▶ [Stored data entries]:
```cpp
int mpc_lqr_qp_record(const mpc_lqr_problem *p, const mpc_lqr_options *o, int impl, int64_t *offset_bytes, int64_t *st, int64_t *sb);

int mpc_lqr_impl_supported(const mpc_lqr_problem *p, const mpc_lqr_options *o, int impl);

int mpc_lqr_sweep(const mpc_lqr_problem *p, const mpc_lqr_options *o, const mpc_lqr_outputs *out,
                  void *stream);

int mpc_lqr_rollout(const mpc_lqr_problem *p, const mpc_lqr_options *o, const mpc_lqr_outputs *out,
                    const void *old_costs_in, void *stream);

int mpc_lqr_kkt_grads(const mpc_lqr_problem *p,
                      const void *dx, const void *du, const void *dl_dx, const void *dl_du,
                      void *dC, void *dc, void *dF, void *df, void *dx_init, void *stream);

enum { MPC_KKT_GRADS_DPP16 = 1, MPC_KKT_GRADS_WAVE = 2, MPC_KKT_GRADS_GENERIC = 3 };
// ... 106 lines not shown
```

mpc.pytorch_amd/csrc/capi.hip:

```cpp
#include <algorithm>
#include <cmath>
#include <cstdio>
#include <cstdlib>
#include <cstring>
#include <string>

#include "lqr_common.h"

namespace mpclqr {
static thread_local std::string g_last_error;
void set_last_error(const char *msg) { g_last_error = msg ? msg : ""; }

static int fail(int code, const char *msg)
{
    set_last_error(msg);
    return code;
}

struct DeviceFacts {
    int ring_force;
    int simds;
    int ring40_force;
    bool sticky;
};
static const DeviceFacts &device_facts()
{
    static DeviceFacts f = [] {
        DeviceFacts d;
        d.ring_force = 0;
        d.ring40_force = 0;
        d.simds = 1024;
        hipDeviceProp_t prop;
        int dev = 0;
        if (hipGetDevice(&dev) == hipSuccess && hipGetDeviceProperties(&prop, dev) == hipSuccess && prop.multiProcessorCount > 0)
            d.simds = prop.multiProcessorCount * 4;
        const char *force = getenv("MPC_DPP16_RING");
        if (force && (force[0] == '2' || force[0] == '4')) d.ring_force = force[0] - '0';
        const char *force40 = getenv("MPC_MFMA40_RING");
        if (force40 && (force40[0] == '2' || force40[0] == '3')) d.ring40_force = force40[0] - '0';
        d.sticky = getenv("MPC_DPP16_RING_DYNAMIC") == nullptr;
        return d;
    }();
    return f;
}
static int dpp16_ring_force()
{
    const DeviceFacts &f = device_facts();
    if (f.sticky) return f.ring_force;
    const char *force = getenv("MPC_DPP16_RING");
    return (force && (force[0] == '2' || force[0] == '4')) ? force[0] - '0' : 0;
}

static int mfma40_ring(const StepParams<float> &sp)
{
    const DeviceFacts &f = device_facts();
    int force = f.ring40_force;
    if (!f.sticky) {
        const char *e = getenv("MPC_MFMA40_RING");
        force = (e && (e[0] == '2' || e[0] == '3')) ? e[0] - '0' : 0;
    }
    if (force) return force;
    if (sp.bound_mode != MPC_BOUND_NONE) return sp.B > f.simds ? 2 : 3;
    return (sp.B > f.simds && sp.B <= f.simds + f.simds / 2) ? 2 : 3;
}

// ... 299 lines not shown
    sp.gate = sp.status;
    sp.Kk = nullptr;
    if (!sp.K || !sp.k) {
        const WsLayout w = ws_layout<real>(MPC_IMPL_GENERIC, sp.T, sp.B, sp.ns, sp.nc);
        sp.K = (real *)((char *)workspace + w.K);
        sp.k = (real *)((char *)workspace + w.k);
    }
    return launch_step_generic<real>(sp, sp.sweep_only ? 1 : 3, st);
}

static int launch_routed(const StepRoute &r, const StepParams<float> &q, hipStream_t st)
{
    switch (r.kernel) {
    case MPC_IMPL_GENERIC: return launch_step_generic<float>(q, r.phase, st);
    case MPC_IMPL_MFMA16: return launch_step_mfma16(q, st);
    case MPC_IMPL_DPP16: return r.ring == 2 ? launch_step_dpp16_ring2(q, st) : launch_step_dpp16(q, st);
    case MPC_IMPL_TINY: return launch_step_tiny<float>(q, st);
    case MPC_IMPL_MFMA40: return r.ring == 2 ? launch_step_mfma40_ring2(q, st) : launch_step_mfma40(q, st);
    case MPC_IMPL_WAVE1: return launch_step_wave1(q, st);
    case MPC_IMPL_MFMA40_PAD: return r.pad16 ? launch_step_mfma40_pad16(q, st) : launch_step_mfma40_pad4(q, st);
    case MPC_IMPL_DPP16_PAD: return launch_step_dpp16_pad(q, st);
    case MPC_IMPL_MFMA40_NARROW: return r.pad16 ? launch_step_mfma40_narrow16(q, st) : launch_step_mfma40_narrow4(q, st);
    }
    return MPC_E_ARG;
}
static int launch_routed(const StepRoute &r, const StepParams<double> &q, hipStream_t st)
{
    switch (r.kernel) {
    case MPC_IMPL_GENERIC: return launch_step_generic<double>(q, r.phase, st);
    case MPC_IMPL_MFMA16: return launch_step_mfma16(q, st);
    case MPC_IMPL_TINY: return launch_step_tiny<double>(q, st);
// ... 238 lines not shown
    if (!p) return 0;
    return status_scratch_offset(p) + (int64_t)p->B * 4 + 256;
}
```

▶ [What is required]:
Scan the data for lines containing "shown" and copy all of them.

▶ [Result for this task]:
// ... 106 lines not shown
// ... 299 lines not shown
// ... 238 lines not shown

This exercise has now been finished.